Description of the task:
Do any lines in the data below contain "nbatch"? If so, copy every one of them.

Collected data

* * * * * * * * *

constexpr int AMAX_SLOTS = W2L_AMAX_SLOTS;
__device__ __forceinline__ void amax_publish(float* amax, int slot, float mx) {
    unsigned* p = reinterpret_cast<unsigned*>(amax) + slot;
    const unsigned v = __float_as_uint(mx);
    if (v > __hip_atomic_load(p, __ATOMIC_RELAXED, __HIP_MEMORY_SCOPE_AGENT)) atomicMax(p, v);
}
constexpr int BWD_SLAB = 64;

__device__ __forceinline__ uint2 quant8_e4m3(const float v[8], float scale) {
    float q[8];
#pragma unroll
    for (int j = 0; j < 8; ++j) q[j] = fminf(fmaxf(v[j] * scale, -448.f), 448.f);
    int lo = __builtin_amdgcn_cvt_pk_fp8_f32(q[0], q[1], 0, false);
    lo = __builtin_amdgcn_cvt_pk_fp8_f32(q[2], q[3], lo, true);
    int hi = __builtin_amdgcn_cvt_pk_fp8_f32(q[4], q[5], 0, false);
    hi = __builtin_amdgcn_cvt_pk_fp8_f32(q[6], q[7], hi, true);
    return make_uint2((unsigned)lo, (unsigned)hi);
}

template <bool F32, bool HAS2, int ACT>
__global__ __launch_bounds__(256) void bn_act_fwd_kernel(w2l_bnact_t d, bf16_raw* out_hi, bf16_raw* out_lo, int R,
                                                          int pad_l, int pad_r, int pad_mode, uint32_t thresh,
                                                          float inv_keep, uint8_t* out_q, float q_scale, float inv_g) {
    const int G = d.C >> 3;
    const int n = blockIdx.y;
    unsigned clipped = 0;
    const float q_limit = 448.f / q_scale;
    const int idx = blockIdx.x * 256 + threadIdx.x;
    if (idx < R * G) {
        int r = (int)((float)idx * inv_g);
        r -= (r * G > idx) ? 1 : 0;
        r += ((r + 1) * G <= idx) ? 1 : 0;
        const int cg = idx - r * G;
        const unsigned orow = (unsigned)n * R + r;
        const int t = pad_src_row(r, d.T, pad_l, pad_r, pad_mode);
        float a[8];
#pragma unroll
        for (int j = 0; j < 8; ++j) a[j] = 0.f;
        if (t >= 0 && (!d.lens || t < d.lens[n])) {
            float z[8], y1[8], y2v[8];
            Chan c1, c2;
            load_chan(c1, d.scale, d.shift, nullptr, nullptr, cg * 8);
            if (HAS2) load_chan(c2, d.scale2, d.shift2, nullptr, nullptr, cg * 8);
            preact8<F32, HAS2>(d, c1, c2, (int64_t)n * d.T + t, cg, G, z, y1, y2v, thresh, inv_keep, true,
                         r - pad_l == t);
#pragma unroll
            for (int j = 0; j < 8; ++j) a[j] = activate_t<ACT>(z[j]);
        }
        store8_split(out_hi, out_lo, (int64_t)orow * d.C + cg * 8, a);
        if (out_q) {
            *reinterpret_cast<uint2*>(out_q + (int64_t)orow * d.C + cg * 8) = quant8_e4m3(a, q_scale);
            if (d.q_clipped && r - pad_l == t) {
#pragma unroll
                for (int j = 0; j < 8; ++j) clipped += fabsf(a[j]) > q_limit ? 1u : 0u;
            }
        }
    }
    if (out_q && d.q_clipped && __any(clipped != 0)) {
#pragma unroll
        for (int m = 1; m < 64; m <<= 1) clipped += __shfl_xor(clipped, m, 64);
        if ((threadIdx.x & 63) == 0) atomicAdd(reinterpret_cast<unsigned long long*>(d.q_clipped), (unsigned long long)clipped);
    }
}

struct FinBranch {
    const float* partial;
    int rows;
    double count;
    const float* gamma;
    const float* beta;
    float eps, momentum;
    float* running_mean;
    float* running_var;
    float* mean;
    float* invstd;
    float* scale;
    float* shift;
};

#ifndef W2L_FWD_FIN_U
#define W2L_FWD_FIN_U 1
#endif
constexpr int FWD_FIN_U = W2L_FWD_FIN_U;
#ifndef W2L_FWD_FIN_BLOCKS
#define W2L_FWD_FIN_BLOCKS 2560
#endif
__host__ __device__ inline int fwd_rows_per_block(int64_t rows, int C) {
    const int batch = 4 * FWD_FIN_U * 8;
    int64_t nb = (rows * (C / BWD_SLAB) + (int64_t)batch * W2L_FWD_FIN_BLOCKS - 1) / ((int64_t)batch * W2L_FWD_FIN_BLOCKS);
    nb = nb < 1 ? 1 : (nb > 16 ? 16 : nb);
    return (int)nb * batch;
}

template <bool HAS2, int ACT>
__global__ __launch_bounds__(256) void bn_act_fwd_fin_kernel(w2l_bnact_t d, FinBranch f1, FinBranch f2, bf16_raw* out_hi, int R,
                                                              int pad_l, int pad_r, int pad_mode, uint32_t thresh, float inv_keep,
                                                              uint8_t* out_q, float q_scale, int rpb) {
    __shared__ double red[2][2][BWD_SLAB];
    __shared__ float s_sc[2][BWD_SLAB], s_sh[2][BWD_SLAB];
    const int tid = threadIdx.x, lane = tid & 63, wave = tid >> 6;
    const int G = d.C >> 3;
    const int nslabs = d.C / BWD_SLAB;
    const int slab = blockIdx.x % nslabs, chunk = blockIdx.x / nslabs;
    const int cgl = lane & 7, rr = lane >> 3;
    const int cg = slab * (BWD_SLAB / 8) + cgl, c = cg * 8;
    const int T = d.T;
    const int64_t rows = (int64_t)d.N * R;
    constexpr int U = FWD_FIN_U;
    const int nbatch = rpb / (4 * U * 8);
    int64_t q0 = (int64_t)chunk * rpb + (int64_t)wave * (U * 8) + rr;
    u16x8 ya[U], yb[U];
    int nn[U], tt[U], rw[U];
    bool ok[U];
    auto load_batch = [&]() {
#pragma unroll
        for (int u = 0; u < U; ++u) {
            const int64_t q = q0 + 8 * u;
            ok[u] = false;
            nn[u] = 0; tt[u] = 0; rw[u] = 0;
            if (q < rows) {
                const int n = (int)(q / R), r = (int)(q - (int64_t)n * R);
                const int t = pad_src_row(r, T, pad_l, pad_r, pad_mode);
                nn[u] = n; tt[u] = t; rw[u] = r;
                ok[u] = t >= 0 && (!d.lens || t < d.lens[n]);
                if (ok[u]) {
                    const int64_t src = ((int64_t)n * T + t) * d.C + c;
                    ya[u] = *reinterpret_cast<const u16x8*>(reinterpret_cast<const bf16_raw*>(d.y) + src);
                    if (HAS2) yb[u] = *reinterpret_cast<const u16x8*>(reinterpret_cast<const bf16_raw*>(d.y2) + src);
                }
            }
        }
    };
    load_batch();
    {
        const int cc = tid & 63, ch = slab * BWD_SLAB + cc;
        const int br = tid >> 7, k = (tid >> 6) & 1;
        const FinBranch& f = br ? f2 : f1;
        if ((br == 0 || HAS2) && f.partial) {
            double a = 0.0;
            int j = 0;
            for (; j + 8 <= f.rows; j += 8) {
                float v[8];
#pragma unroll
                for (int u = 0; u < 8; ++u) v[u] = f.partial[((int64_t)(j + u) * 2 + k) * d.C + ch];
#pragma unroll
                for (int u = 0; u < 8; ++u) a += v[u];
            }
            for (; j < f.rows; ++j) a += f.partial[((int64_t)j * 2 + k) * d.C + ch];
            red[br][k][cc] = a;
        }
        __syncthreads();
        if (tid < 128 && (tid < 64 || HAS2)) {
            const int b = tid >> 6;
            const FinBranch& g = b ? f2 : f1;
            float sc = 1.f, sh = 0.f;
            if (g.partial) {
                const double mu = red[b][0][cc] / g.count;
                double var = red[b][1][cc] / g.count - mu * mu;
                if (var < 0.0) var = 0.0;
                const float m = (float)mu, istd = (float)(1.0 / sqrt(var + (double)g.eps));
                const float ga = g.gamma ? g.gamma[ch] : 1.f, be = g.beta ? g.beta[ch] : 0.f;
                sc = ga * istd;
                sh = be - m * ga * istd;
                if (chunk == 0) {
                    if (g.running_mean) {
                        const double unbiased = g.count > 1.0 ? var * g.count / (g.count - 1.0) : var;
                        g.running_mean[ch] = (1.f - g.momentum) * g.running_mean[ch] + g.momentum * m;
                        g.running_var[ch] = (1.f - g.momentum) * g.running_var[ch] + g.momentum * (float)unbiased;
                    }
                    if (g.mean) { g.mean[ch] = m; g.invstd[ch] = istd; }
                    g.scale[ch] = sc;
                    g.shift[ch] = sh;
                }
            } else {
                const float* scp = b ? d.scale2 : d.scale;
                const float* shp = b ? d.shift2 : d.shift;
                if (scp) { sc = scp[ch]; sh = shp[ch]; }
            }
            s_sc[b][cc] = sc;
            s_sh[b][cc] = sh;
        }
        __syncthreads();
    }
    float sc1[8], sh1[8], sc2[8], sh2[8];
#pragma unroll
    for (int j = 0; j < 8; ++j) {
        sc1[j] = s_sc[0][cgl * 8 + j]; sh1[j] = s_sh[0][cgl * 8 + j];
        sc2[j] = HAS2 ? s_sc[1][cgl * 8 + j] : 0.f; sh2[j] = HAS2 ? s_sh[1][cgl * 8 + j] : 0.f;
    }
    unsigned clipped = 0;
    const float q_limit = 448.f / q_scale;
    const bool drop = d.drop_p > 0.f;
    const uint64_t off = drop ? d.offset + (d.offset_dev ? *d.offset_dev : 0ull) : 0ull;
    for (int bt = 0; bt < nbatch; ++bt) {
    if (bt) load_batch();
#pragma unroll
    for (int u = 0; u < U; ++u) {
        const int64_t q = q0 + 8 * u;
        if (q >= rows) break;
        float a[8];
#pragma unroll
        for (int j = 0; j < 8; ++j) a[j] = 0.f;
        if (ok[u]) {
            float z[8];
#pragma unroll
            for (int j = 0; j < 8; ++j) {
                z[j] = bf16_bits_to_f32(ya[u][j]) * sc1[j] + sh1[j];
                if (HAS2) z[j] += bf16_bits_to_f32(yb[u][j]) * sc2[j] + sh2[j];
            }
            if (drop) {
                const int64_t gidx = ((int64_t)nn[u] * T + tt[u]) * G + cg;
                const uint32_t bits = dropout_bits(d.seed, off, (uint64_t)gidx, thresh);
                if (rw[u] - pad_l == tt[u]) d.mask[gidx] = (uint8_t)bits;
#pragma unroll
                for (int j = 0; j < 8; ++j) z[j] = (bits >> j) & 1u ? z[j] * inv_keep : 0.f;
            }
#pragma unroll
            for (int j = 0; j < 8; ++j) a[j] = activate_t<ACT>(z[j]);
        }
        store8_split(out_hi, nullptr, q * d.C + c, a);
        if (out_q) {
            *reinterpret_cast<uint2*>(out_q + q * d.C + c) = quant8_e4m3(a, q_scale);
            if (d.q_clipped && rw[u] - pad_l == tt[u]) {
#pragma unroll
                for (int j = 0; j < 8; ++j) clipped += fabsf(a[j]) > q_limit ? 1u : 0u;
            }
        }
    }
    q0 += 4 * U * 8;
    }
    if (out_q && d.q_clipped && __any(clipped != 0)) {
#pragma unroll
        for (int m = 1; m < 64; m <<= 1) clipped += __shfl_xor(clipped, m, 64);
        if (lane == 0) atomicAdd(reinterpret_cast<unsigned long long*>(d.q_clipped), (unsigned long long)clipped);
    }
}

* * * * * * * * *

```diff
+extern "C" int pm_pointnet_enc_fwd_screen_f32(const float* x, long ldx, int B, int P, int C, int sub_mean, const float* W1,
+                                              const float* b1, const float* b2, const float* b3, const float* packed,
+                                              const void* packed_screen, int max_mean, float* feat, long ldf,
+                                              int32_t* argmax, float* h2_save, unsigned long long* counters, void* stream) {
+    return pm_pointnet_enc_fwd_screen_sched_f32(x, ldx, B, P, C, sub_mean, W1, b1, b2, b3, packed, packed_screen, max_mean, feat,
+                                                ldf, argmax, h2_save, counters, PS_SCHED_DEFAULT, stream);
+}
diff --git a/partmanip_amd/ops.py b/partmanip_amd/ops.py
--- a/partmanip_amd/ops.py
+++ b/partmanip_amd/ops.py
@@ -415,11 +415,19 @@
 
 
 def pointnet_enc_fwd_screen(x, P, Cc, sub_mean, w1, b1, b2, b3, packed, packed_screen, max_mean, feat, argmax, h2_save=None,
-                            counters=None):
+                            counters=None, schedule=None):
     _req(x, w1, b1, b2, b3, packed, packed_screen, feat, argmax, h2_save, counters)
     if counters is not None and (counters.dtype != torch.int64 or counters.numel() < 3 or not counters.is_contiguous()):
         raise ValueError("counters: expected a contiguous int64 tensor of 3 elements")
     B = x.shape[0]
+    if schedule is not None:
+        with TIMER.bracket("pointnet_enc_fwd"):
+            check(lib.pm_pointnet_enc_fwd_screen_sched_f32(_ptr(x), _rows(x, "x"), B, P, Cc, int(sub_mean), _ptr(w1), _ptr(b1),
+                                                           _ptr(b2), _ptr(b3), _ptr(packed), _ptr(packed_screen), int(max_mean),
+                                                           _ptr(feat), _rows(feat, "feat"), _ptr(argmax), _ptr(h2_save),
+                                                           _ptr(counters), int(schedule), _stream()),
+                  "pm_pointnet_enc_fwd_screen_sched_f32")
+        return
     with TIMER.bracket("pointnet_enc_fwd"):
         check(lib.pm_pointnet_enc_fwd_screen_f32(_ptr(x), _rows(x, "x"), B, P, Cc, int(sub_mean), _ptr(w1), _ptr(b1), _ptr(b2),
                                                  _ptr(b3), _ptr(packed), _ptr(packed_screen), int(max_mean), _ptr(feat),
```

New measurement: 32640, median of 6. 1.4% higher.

* * * * * * * * *

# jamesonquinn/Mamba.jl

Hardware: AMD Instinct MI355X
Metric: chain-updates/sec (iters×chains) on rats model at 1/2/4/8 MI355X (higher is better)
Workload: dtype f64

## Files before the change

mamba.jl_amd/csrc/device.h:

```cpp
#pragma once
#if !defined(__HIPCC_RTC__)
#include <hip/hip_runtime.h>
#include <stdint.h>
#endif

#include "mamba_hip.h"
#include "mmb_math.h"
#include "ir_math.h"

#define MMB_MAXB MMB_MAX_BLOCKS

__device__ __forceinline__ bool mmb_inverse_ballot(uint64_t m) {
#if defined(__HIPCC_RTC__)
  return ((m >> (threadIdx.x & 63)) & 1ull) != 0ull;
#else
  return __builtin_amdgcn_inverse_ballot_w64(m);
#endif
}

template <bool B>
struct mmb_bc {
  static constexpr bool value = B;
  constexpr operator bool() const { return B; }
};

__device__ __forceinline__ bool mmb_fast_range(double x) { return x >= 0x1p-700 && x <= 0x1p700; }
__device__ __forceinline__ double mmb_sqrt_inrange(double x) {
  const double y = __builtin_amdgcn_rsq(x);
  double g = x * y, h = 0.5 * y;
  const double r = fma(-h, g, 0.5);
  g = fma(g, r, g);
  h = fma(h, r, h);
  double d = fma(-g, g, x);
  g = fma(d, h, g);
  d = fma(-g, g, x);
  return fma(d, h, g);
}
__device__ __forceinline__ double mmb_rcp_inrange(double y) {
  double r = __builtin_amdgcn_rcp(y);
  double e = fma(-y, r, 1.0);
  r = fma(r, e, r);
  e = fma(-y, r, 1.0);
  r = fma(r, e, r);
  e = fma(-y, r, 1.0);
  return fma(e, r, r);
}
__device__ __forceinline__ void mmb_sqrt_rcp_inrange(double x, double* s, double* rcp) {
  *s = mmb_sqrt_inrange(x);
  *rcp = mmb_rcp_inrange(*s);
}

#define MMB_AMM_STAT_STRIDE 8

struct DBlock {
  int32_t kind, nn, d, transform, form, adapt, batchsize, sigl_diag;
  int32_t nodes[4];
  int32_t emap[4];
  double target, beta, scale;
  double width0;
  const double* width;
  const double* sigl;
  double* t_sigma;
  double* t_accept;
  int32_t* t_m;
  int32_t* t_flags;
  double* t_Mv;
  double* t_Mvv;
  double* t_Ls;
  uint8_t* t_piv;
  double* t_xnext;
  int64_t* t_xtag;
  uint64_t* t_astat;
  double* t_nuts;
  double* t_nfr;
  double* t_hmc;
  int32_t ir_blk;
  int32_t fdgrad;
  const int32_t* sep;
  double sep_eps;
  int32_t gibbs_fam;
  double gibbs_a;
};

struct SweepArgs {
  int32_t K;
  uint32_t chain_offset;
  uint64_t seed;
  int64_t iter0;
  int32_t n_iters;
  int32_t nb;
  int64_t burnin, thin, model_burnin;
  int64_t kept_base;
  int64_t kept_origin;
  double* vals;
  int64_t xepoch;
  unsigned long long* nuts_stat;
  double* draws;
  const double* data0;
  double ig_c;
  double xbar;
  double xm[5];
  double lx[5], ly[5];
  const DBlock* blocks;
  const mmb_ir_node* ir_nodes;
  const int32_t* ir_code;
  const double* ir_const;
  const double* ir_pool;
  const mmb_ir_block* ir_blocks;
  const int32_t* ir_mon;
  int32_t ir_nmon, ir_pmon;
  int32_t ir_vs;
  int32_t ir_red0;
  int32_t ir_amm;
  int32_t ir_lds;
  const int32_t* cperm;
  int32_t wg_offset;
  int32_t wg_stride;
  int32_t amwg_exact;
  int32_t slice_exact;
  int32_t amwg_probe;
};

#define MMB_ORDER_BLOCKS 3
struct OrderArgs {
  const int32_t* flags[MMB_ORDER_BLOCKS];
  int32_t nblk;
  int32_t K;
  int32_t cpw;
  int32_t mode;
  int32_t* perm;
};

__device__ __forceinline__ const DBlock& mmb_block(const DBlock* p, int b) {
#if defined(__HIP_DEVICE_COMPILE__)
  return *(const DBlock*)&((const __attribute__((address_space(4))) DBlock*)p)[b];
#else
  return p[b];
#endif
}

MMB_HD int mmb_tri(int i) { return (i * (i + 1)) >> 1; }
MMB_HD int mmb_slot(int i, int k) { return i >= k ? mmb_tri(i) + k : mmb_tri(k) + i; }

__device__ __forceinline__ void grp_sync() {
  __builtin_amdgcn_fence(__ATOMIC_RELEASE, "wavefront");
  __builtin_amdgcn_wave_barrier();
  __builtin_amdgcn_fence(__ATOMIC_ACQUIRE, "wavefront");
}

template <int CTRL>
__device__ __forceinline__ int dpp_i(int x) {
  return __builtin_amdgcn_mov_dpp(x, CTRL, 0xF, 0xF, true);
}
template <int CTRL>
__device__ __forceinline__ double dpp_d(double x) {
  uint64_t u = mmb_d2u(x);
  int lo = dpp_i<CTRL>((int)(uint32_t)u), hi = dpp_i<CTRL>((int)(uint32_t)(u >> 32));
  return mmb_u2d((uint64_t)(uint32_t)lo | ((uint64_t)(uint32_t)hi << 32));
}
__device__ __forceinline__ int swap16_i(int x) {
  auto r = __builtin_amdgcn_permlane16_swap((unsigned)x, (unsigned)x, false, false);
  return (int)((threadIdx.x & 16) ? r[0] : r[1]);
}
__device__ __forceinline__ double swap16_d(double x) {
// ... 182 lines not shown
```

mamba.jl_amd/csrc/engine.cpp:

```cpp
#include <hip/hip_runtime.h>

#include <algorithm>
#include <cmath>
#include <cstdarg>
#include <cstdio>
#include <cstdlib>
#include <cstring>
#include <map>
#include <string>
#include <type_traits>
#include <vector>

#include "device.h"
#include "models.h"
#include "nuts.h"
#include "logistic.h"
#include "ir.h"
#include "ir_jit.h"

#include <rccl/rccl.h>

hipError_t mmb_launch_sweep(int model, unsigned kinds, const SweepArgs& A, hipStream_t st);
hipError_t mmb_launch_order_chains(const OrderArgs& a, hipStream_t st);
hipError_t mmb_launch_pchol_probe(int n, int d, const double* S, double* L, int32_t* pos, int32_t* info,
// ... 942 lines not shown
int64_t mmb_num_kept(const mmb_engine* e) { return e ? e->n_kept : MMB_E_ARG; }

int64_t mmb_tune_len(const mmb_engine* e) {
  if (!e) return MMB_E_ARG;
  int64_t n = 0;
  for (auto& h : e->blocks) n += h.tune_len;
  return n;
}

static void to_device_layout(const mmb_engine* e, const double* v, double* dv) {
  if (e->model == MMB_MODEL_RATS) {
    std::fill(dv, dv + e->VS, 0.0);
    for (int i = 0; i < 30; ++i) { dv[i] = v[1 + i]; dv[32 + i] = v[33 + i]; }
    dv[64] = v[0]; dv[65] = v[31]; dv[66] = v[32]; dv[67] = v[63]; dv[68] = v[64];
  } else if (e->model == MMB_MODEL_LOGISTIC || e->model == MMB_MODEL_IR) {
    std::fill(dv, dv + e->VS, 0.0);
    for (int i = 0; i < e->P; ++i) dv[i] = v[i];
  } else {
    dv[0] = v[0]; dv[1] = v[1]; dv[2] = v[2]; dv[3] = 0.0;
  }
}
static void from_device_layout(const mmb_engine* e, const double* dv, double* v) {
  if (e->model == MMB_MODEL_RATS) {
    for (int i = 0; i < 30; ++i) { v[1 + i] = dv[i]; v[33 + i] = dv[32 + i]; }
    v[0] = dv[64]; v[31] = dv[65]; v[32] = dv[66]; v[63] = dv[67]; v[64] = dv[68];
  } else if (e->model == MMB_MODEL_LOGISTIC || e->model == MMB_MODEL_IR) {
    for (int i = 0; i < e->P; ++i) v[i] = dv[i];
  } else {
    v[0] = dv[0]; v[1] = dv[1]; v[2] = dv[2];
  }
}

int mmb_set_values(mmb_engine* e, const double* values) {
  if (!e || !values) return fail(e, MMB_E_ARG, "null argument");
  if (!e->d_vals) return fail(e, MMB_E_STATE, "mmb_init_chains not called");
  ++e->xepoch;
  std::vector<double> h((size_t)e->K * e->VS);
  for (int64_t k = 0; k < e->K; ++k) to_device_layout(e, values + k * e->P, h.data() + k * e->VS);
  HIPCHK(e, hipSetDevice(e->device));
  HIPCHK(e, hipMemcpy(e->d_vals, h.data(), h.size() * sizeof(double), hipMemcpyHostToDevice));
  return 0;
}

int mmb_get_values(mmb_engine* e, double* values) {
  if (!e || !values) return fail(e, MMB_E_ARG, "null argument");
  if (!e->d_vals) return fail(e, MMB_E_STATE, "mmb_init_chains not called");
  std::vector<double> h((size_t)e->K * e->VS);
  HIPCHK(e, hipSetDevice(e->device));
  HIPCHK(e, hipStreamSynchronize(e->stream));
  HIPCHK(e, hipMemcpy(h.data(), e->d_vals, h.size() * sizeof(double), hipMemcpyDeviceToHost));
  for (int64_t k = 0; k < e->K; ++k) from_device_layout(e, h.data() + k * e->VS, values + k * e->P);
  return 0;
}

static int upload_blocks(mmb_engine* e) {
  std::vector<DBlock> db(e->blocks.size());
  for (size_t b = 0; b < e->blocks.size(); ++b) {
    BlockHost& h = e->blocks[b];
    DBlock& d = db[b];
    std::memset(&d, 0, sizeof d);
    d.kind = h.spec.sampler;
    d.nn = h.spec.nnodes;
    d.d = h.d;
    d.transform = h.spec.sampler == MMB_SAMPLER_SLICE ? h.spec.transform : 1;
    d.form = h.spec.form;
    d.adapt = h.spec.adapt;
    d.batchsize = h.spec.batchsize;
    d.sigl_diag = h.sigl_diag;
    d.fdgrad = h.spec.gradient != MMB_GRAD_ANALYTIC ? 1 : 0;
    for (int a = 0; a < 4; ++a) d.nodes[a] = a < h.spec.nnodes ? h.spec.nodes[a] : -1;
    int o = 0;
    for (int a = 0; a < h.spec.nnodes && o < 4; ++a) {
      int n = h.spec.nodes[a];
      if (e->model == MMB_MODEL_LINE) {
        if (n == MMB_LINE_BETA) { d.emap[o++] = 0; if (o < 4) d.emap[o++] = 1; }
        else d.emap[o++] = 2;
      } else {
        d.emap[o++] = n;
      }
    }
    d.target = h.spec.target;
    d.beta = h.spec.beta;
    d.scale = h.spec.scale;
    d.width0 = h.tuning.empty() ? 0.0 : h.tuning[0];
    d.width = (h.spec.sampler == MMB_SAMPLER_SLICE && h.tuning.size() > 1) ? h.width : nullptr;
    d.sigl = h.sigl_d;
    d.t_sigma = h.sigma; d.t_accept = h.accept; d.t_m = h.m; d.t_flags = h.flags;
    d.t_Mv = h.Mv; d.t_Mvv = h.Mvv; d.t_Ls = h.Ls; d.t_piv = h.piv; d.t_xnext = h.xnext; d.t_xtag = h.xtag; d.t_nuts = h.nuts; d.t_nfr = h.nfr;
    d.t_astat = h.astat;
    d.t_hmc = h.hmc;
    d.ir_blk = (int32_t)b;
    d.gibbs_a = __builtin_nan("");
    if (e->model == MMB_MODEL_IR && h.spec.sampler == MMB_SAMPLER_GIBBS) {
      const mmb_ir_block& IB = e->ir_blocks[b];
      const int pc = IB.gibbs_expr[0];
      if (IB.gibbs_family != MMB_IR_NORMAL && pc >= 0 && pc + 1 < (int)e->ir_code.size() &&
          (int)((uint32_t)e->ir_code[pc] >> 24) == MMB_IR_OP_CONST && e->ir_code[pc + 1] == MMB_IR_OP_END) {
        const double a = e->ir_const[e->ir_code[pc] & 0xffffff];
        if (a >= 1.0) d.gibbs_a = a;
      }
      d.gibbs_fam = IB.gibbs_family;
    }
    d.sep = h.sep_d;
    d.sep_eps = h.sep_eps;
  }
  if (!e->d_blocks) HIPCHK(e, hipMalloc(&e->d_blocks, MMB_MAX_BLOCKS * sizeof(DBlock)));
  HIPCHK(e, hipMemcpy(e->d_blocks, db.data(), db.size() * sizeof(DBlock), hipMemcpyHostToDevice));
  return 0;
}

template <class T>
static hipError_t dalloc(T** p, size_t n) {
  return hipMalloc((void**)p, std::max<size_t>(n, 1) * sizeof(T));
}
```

* * * * * * * * *

Your solution:
    const int nbatch = rpb / (4 * U * 8);
    for (int bt = 0; bt < nbatch; ++bt) {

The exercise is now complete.